Recently published in Pediatrics, the USC Dornsife team surveyed parents in the Understanding America Study during the Omicron variant’s surge between February and March 2022, when pediatric COVID-19 cases peaked. The Southern California-led team covers the topic of lower COVID-19 vaccine rates across the pediatric population.
For example, while 92% of adults have received COVID-19 vaccination, only 39% of children 5 to 11 and 68% of persons 12 to 17 are fully vaccinated.

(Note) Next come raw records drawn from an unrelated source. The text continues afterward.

@@ -33,35 +42,42 @@
     unsigned moff, voff;
     float *rp;
     int64_t mplane, vplane, mrow, vrow;
-    int H, TH, Wr, tj;
+    int H, Wp;
     float inv, sc;
     cf4 bv;
     cf4 clim;
     bool odd;
 };
 
-template <int CG, bool OUT, bool LOAD, bool IN>
-__device__ __forceinline__ void wc_step(const WcArgs &a, const int r, cf4 (&m)[36], float &vmax) {
+template <int CG, bool OUT, bool LOAD, bool IN, int DBG>
+__device__ __forceinline__ void wc_step(const WcArgs &a, const int r, cf4 (&m)[36], float &vmax, unsigned &sink) {
     if (OUT) {
         cf4 s[4][6];
 #pragma unroll
-        for (int j = 0; j < 6; ++j)
-            wc_at4(m[j], m[6 + j], m[12 + j], m[18 + j], m[24 + j], m[30 + j], s[0][j], s[1][j], s[2][j], s[3][j]);
+        for (int j = 0; j < 6; ++j) {
+            if (DBG == 3) s[0][j] = s[1][j] = s[2][j] = s[3][j] = m[j] + m[6 + j] + m[12 + j] + m[18 + j] + m[24 + j] + m[30 + j];
+            else wc_at4(m[j], m[6 + j], m[12 + j], m[18 + j], m[24 + j], m[30 + j], s[0][j], s[1][j], s[2][j], s[3][j]);
+        }
 #pragma unroll
         for (int i = 0; i < 4; ++i) {
             cf4 o[4];
-            wc_at4(s[i][0], s[i][1], s[i][2], s[i][3], s[i][4], s[i][5], o[0], o[1], o[2], o[3]);
+            if (DBG == 3) { o[0] = s[i][0] + s[i][4]; o[1] = s[i][1] + s[i][5]; o[2] = s[i][2]; o[3] = s[i][3]; }
+            else wc_at4(s[i][0], s[i][1], s[i][2], s[i][3], s[i][4], s[i][5], o[0], o[1], o[2], o[3]);
             const int h = 4 * r + i;
-            float *row = a.rp + ((h % WC_RING) * a.Wr + 4 * a.tj) * CG;
+            float *row = a.rp + ((h % WC_RING) * a.Wp + 1) * CG;
             const cf4 lim = h < a.H ? a.clim : (cf4)(0.0f);
 #pragma unroll
             for (int j = 0; j < 4; ++j) {
                 cf4 v = __builtin_elementwise_max(o[j] * a.inv + a.bv, (cf4)(0.0f));
                 v = __builtin_elementwise_min(v, (cf4)(lim[j]));
                 vmax = fmaxf(fmaxf(vmax, fmaxf(v.x, v.y)), fmaxf(v.z, v.w));
-                *(cf4 *)(row + j * CG) = v;
+                *(cf4 *)(row + j * CG) = v * a.sc;
             }
         }
+    } else {
+        float *row = a.rp + (((4 * r) % WC_RING) * a.Wp + 1) * CG;
+#pragma unroll
+        for (int j = 0; j < 4; ++j) *(cf4 *)(row + j * CG) = (cf4)(0.0f);
     }
     __syncthreads();
     if (LOAD) {
@@ -69,27 +85,19 @@
 #pragma unroll
         for (int q = 0; q < 36; ++q) m[q] = __builtin_nontemporal_load((const cf4 *)(p + q * a.mplane + a.moff));
     }
-    if (IN) {
-        const int h0 = 4 * (r - 1) - 1, w0 = 4 * a.tj - 1;
-        const int Hr = 4 * a.TH;
+    if (IN && DBG != 2) {
+        const int h0 = 4 * (r - 1) - 1;
         cf4 d[6][6];
 #pragma unroll
         for (int i = 0; i < 6; ++i) {
-            const int hh = h0 + i;
-            const float *row = a.rp + ((hh + WC_RING) % WC_RING) * a.Wr * CG;
-#pragma unroll
-            for (int j = 0; j < 6; ++j) {
-                const int ww = w0 + j;
-                const bool in = (hh >= 0) & (hh < Hr) & (ww >= 0) & (ww < a.Wr);
-                cf4 v = *(const cf4 *)(row + (j == 0 ? max(ww, 0) : j == 5 ? min(ww, a.Wr - 1) : ww) * CG);
-                asm("" : "+v"(v));
-                d[i][j] = in ? v * a.sc : (cf4)(0.0f);
-            }
+            const float *row = a.rp + ((h0 + i + WC_RING) % WC_RING) * a.Wp * CG;
+#pragma unroll
+            for (int j = 0; j < 6; ++j) d[i][j] = *(const cf4 *)(row + j * CG);
         }
 #pragma unroll
-        for (int j = 0; j < 6; ++j) wc_bt4(d[0][j], d[1][j], d[2][j], d[3][j], d[4][j], d[5][j]);
-#pragma unroll
-        for (int i = 0; i < 6; ++i) wc_bt4(d[i][0], d[i][1], d[i][2], d[i][3], d[i][4], d[i][5]);
+        for (int j = 0; j < 6; ++j) wc_bt4<true>(d[0][j], d[1][j], d[2][j], d[3][j], d[4][j], d[5][j]);
+#pragma unroll
+        for (int i = 0; i < 6; ++i) wc_bt4<false>(d[i][0], d[i][1], d[i][2], d[i][3], d[i][4], d[i][5]);
         __half *o = a.vb + (r - 1) * a.vrow;
 #pragma unroll
         for (int i = 0; i < 6; ++i)
@@ -109,13 +117,14 @@
                 cu4 v16;
                 if (a.odd) { v16.x = got.x; v16.y = got.y; v16.z = lo.x; v16.w = lo.y; }
                 else { v16.x = hi.x; v16.y = hi.y; v16.z = got.x; v16.w = got.y; }
-                __builtin_nontemporal_store(v16, (cu4 *)(o + (6 * i + j) * a.vplane + a.voff));
+                if (DBG == 1) sink ^= v16.x ^ v16.y ^ v16.z ^ v16.w;
+                else __builtin_nontemporal_store(v16, (cu4 *)(o + (6 * i + j) * a.vplane + a.voff));
             }
     }
     __syncthreads();
 }
 
-template <int CG>
+template <int CG, int DBG>
 __global__ __launch_bounds__(WC_THREADS) void wino4_chain_h2_kernel(const float *__restrict__ M, const float *__restrict__ bias,
                                                                      int B, int H, int W, int C,
                                                                      const unsigned *__restrict__ vscale, float inv_su,
@@ -127,16 +136,15 @@
     constexpr int C4G = CG / 4;
     WcArgs a;
     a.H = H;
-    a.TH = (H + 3) >> 2;
-    const int TW = (W + 3) >> 2;
-    a.Wr = 4 * TW;
+    const int TH = (H + 3) >> 2, TW = (W + 3) >> 2;
+    a.Wp = 4 * TW + 1;
     const int ncg = C / CG;
     const int b = blockIdx.x / ncg, cg = blockIdx.x - b * ncg;
-    a.tj = threadIdx.x / C4G;
+    const int tj = threadIdx.x / C4G;
     const int c4 = threadIdx.x % C4G;
     const int c = cg * CG + 4 * c4;
-    const int64_t T = (int64_t)B * a.TH * TW;
-    const int64_t t0 = (int64_t)b * a.TH * TW;
+    const int64_t T = (int64_t)B * TH * TW;
+    const int64_t t0 = (int64_t)b * TH * TW;
     if (threadIdx.x == 0) wg_amax = 0u;
 
     a.inv = inv_su / scale_le_327_68(__uint_as_float(*vscale));
@@ -145,7 +153,7 @@
     if (blockIdx.x == 0 && threadIdx.x == 0) *bound_out = __float_as_uint(bound);
     a.bv = bias ? *(const cf4 *)(bias + c) : (cf4)(0.0f);
 #pragma unroll
-    for (int j = 0; j < 4; ++j) a.clim[j] = 4 * a.tj + j < W ? __builtin_inff() : 0.0f;
+    for (int j = 0; j < 4; ++j) a.clim[j] = 4 * tj + j < W ? __builtin_inff() : 0.0f;
     a.odd = threadIdx.x & 1;
     a.mplane = T * C;
     a.vplane = T * 2 * C;
@@ -153,24 +161,32 @@
     a.vrow = (int64_t)TW * 2 * C;
     a.mb = M + t0 * C + cg * CG;
     a.vb = V2 + t0 * 2 * C + cg * 2 * CG;
-    a.moff = a.tj * C + 4 * c4;
-    a.voff = a.tj * 2 * C + (c4 >> 3) * 64 + (4 * c4 & 31) + (a.odd ? 32 - 4 : 0);
-    a.rp = ring + 4 * c4;
+    a.moff = tj * C + 4 * c4;
+    a.voff = tj * 2 * C + (c4 >> 3) * 64 + (4 * c4 & 31) + (a.odd ? 32 - 4 : 0);
+    a.rp = ring + 4 * tj * CG + 4 * c4;
     float vmax = 0.0f;
+    unsigned sink = 0u;
 
     cf4 m[36];
 #pragma unroll
     for (int q = 0; q < 36; ++q) m[q] = __builtin_nontemporal_load((const cf4 *)(a.mb + q * a.mplane + a.moff));
-    const int TH = a.TH;
+    for (int q = threadIdx.x; q < (WC_RING + 1) * C4G; q += blockDim.x)
+        *(cf4 *)(ring + (q / C4G) * a.Wp * CG + 4 * (q % C4G)) = (cf4)(0.0f);
+    {
+        float *row = a.rp + ((WC_RING - 1) * a.Wp + 1) * CG;
+#pragma unroll
+        for (int j = 0; j < 4; ++j) *(cf4 *)(row + j * CG) = (cf4)(0.0f);
+    }
     if (TH == 1) {
-        wc_step<CG, true, false, false>(a, 0, m, vmax);
+        wc_step<CG, true, false, false, DBG>(a, 0, m, vmax, sink);
     } else {
-        wc_step<CG, true, true, false>(a, 0, m, vmax);
+        wc_step<CG, true, true, false, DBG>(a, 0, m, vmax, sink);
 #pragma unroll 1
-        for (int r = 1; r < TH - 1; ++r) wc_step<CG, true, true, true>(a, r, m, vmax);
-        wc_step<CG, true, false, true>(a, TH - 1, m, vmax);
-    }
-    wc_step<CG, false, false, true>(a, TH, m, vmax);
+        for (int r = 1; r < TH - 1; ++r) wc_step<CG, true, true, true, DBG>(a, r, m, vmax, sink);
+        wc_step<CG, true, false, true, DBG>(a, TH - 1, m, vmax, sink);
+    }
+    wc_step<CG, false, false, true, DBG>(a, TH, m, vmax, sink);
+    if (DBG == 1 && sink == 0x9e3779b9u) vmax = 1.0f;
 #pragma unroll
     for (int o = 32; o > 0; o >>= 1) vmax = fmaxf(vmax, __shfl_xor(vmax, o, 64));
     if ((threadIdx.x & 63) == 0) atomicMax(&wg_amax, __float_as_uint(vmax));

The study results reveal that 45% of parents believed the vaccine’s long-term risks to their child outweighed the risks of not being vaccinated. 18% of the surveyed parents articulated that they would feel responsible if their child became sick post-vaccination.
According to study lead, Liu, “Parents’ hesitancy may be partly driven by apprehension about the vaccine, stemming from its rapid development and the use of newer techniques.”

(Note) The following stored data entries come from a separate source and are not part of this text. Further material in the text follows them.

@@ -366,6 +371,50 @@
     return t if t.is_contiguous() else t.contiguous()
 
 
+def weight_planes_image(w: torch.Tensor) -> torch.Tensor:
+    require_gpu(w)
+    assert w.dtype == torch.float32 and w.dim() == 2 and w.stride(1) == 1, "a row-major float32 matrix"
+    lib = load()
+    N, K = w.shape
+    nbytes = int(lib.afm_weight_planes_bytes(N, K))
+    if nbytes < 0:
+        check(nbytes, "afm_weight_planes_bytes")
+    image = torch.empty(nbytes, dtype=torch.uint8, device=w.device)
+    check(lib.afm_weight_planes_build(w.data_ptr(), N, K, w.stride(0), image.data_ptr(), stream_of(w)), "afm_weight_planes_build")
+    return image
+
+
+class WeightPlanes:
+
+    def __init__(self, weights):
+        import weakref
+        self._held = []
+        ptrs = []
+        lib = load()
+        for w in weights:
+            image = weight_planes_image(w)
+            check(lib.afm_weight_planes_register(w.data_ptr(), w.shape[0], w.shape[1], w.stride(0), image.data_ptr()), "afm_weight_planes_register")
+            self._held.append((w, image))
+            ptrs.append(w.data_ptr())
+        self._fin = weakref.finalize(self, WeightPlanes._release, ptrs, self._held)
+
+    @staticmethod
+    def _release(ptrs, held):
+        lib = load()
+        for p in ptrs:
+            lib.afm_weight_planes_unregister(p)
+        del held[:]
+
+    def close(self) -> None:
+        self._fin()
+
+
+def weight_planes_stats():
+    h, m = i64(0), i64(0)
+    check(load().afm_weight_planes_stats(C.byref(h), C.byref(m)), "afm_weight_planes_stats")
+    return int(h.value), int(m.value)
+
+
 def profile_enable(on: bool) -> None:
     check(load().afm_profile_enable(1 if on else 0), "afm_profile_enable")
 
diff --git a/afford-motion_amd/csrc/cmdm.hip b/afford-motion_amd/csrc/cmdm.hip
--- a/afford-motion_amd/csrc/cmdm.hip
+++ b/afford-motion_amd/csrc/cmdm.hip
@@ -447,7 +447,7 @@
     if (p->nsub >= 2 && ((p->w.flags >> AFM_CMDM_WIDE_TILE_SHIFT) & 0xF) == 0) {
         bool big = true;
         for (int s = 0; s < p->nsub; ++s) big = big && (int64_t)p->sb[s].count * T >= 4096;
-        if (big) p->w.flags |= 14 << AFM_CMDM_WIDE_TILE_SHIFT;
+        if (big) p->w.flags |= 15 << AFM_CMDM_WIDE_TILE_SHIFT;
     }
     if (c.cfg) { const int nc_u = p->wu.n_cond; p->wu = p->w; p->wu.n_cond = nc_u; }
     p->paired = (p->w.flags & AFM_CMDM_PAIR_LAUNCH) && p->nsub == 2 && p->sb[0].count > 0 && p->sb[1].count > 0;
diff --git a/afford-motion_amd/csrc/gemm.hip b/afford-motion_amd/csrc/gemm.hip
--- a/afford-motion_amd/csrc/gemm.hip
+++ b/afford-motion_amd/csrc/gemm.hip
@@ -404,7 +404,8 @@
         case 3: return launch_dma<2, 2, 1, 1>(a, AFM_PROF_GEMM64_DMA, s);
         case 4: return launch_dma<2, 2, 1, 2>(a, AFM_PROF_GEMM64x128_DMA, s);
         case 5:
-        case 14: return launch_dma<2, 2, 2, 2>(a, AFM_PROF_GEMM128_DMA, s);
+        case 14:
+        case 15: return launch_dma<2, 2, 2, 2>(a, AFM_PROF_GEMM128_DMA, s);
         default: return AFM_E_BADARG;
     }
 }
diff --git a/afford-motion_amd/csrc/gemm_split.hip b/afford-motion_amd/csrc/gemm_split.hip
--- a/afford-motion_amd/csrc/gemm_split.hip
+++ b/afford-motion_amd/csrc/gemm_split.hip
@@ -6,6 +6,7 @@
 
 bool afm_linear_rowdot_slab_ok(const afm_linear_args& a);
 int afm_linear_rowdot_slab(const afm_linear_args& a, int products, hipStream_t s);
+const void* afm_weight_planes_lookup(const float* W, int N, int K, int64_t ldw);
 
 namespace {
 
@@ -67,6 +68,22 @@
 #undef AFM_BODY_WM
 }
 
+template <int NPROD>
+__global__ __launch_bounds__(512, 4) void gemm_f32_split_bf16_wplanes(const afm_linear_args p, int nbm, int nbn, const unsigned char* __restrict__ wimg) {
+    constexpr int BM = 128, BN = 128, BKS = 16, KG = 1, RING = 2, GSEG = 1;
+#define AFM_BODY_WM 4
+#define AFM_BODY_WPLANES 1
+#define AFM_WG ((int)blockIdx.x)
+#define AFM_TIDX threadIdx.x
+#define AFM_TIMELINE_SLOT blockIdx.x
+#include "gemm_split_body.inc"
+#undef AFM_WG
+#undef AFM_TIDX
+#undef AFM_TIMELINE_SLOT
+#undef AFM_BODY_WPLANES
+#undef AFM_BODY_WM
+}
+
 inline bool split_offsets_fit_u32(const afm_linear_args& a) {
     const int64_t arow = a.a_grp ? (int64_t)((a.M - 1) / a.a_grp) * a.a_stride + a.a_off + (a.a_grp - 1) + (a.a_skip > 0 ? a.a_skip : 0) : (int64_t)a.M - 1;
     const int64_t amax = (arow * a.lda + a.K) * 4, wmax = ((int64_t)(a.N - 1) * a.ldw + a.K) * 4;
@@ -94,6 +111,27 @@
     const int nbm = (a.M + BM - 1) / BM, nbn = (a.N + BN - 1) / BN;
     AfmProf prof(AFM_PROF_GEMM_SPLIT128, 2.0 * a.M * a.N * a.K, s);
     hipLaunchKernelGGL((gemm_f32_split_bf16_wide<BM, NPROD>), dim3(nbm * nbn), dim3(512), LDS_BYTES, s, a, nbm, nbn);
+    AFM_CHECK_LAUNCH();
+    return 0;
+}
+
+template <int NPROD>
+int launch_split_wplanes(const afm_linear_args& a, hipStream_t s) {
+    constexpr int BM = 128, BN = 128, BKS = 16;
+    constexpr int OPER = 2 * 3 * BM * (BKS * 2 + 16) + 2 * 3 * BN * BKS * 2;
+    constexpr int STAGED = BM * (BN + 4) * 4;
+    constexpr int LDS_BYTES = (OPER > STAGED ? OPER : STAGED) + 2 * BM * 2 * 4;
+    static_assert(LDS_BYTES <= 80 * 1024, "two workgroups per CU");
+    const unsigned char* img = split_offsets_fit_u32(a) ? (const unsigned char*)afm_weight_planes_lookup(a.W, a.N, a.K, a.ldw) : nullptr;
+    if (!img) return launch_split_wide<128, NPROD>(a, s);
+    if (a.aux_dst && a.aux_rows > (int64_t)((a.M + BM - 1) / BM) * ((a.N + BN - 1) / BN)) return AFM_E_UNSUPPORTED;
+    static const int attr = []() {
+        return (int)hipFuncSetAttribute((const void*)gemm_f32_split_bf16_wplanes<NPROD>, hipFuncAttributeMaxDynamicSharedMemorySize, LDS_BYTES);
+    }();
+    if (attr != 0) return attr;
+    const int nbm = (a.M + BM - 1) / BM, nbn = (a.N + BN - 1) / BN;
+    AfmProf prof(AFM_PROF_GEMM_SPLIT128, 2.0 * a.M * a.N * a.K, s);
+    hipLaunchKernelGGL((gemm_f32_split_bf16_wplanes<NPROD>), dim3(nbm * nbn), dim3(512), LDS_BYTES, s, a, nbm, nbn, img);
     AFM_CHECK_LAUNCH();
     return 0;
 }
@@ -210,6 +248,10 @@
     if (tile == 12) return launch_split_walk<NPROD>(a, s);
     if (tile == 13) return launch_split_wide<256, NPROD>(a, s);
     if (tile == 14) return launch_split_wide<128, NPROD>(a, s);
+    if (tile == 15) {
+        if constexpr (NPROD == 1) return launch_split_wide<128, NPROD>(a, s);
+        else return launch_split_wplanes<NPROD>(a, s);
+    }
     if (tile == 3 || (tile != 5 && !full_rounds)) {
         const int64_t tiles64w = (int64_t)((a.M + 63) / 64) * ((a.N + 63) / 64);
         if (tile != 3 && AFM_WALK_GRID > 0 && tiles64w > AFM_WALK_GRID) return launch_split_walk<NPROD>(a, s);
diff --git a/afford-motion_amd/csrc/gemm_split_body.inc b/afford-motion_amd/csrc/gemm_split_body.inc
--- a/afford-motion_amd/csrc/gemm_split_body.inc
+++ b/afford-motion_amd/csrc/gemm_split_body.inc
@@ -7,15 +7,22 @@
 #else
     constexpr int WMv = 2;
 #endif
+#ifdef AFM_BODY_WPLANES
+    constexpr bool WPL = true;
+    static_assert(WMv == 4 && BM == 128 && BN == 128 && KG == 1 && RING == 2, "W planes: the 512-thread 128 x 128 tile");
+#else
+    constexpr bool WPL = false;
+#endif
     constexpr int GT = WMv * 2 * 64;
     static_assert(WMv == 2 || KG == 1, "groups of more than 256 threads: one K group only");
     constexpr int TM = BM / (WMv * 32), TN = BN / 64;
     static_assert(KG == 1 || (BM == 64 && BN == 64), "the split-K form exists for 64x64 tiles");
     constexpr int ROWB = BKS * 2 + 16;
-    constexpr int ROWS = BM + BN;
+    constexpr int ROWS = WPL ? BM : BM + BN;
     constexpr int PLANE = ROWS * ROWB;
     constexpr int STAGE = 3 * PLANE;
-    constexpr int NA = BM * 4 / GT, NW = BN * 4 / GT;
+    constexpr int NA = BM * 4 / GT, NW = WPL ? 0 : BN * 4 / GT;
+    [[maybe_unused]] constexpr int WROWB = BKS * 2, WPLANE = BN * WROWB, WSTAGE = 3 * WPLANE, WOFF = RING * STAGE, WPIECES = WSTAGE / 1024;
     constexpr int NI = NA + NW;
     constexpr int LDC = BN + 4;
     extern __shared__ __attribute__((aligned(16))) unsigned char lds_raw[];
@@ -43,6 +50,10 @@
     const int r32 = lane & 31, hh = lane >> 5;
 
     constexpr bool SOFF = GT == 512 && BM == 128;
+#ifndef AFM_WPL_TWO_SETS
+#define AFM_WPL_TWO_SETS 0
+#endif
+    constexpr bool ONESET = SOFF && !(WPL && AFM_WPL_TWO_SETS);
     const RowMap amap{p.a_grp, p.a_stride, p.a_off, p.a_skip_after, p.a_skip};
     const float* src[NI];
     uint32_t soff[NI];
@@ -93,9 +104,23 @@
     };
     using Set0 = std::integral_constant<int, 0>;
     using Set1 = std::integral_constant<int, 1>;
+    [[maybe_unused]] auto w_dma = [&](int kt, int stage) {
+#ifdef AFM_BODY_WPLANES
+        static_assert(WPIECES == 12, "eight waves: four move two pieces, four move one");
+        const int wv = __builtin_amdgcn_readfirstlane(wave);
+        const int pc = wv < 4 ? 2 * wv : 4 + wv;
+        const unsigned char* gs = wimg + ((size_t)bn * nk + kt) * WSTAGE + pc * 1024 + lane * 16;
+        unsigned char* ld = lds + WOFF + stage * WSTAGE + pc * 1024;
+        __builtin_amdgcn_global_load_lds((const __attribute__((address_space(1))) void*)gs, (__attribute__((address_space(3))) void*)ld, 16, 0, 0);
+        if (wv < 4)
+            __builtin_amdgcn_global_load_lds((const __attribute__((address_space(1))) void*)gs, (__attribute__((address_space(3))) void*)ld, 16, 1024, 0);
+#endif
+    };
+    if constexpr (WPL) w_dma(0, 0);
     load(Set0{}, 0);
     load(Set1{}, 1);
-    constexpr int ROWST_OFF = KG * RING * STAGE > BM * LDC * 4 ? KG * RING * STAGE : BM * LDC * 4;
+    constexpr int OPER = KG * RING * STAGE + (WPL ? 2 * WSTAGE : 0);
+    constexpr int ROWST_OFF = OPER > BM * LDC * 4 ? OPER : BM * LDC * 4;
     float* rowst = reinterpret_cast<float*>(lds_raw + ROWST_OFF);
     gemm_rowstats<BM>(p, rowst, bm);
     auto split_set = [&](auto SETC, int stage) {
@@ -121,7 +146,7 @@
         split_set(Set1{}, 1);
     } else {
         split_set(Set0{}, 0);
-        if constexpr (SOFF) {
+        if constexpr (ONESET) {
 #pragma unroll
             for (int i = 0; i < NI; ++i) g[0][i] = g[1][i];
         }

"People often exhibit a more cautious approach when making medical decisions for others, including their own children, than for themselves,” Liu said. “Some tend to do nothing rather than vaccinate their child, even though such inaction could result in negative consequences.”
The study authors appear substantially focused on the driving goal of increasing the COVID-19 vaccination rate of young people, less a deeper look into parental concerns.
Parental concerns about the prospect of the COVID-19 vaccine's long-term effects aren’t irrational. The COVID-19 vaccines (the current commercial investigational products) have not been studied long-term. True, mRNA-based vaccines and therapies have been under investigation for a few decades, but actual commercial products are just a few years old. TrialSite has reported before on Moderna in its investor disclosure reports in 2019 and 2020, indicating the totally novel nature of the mRNA vaccine products.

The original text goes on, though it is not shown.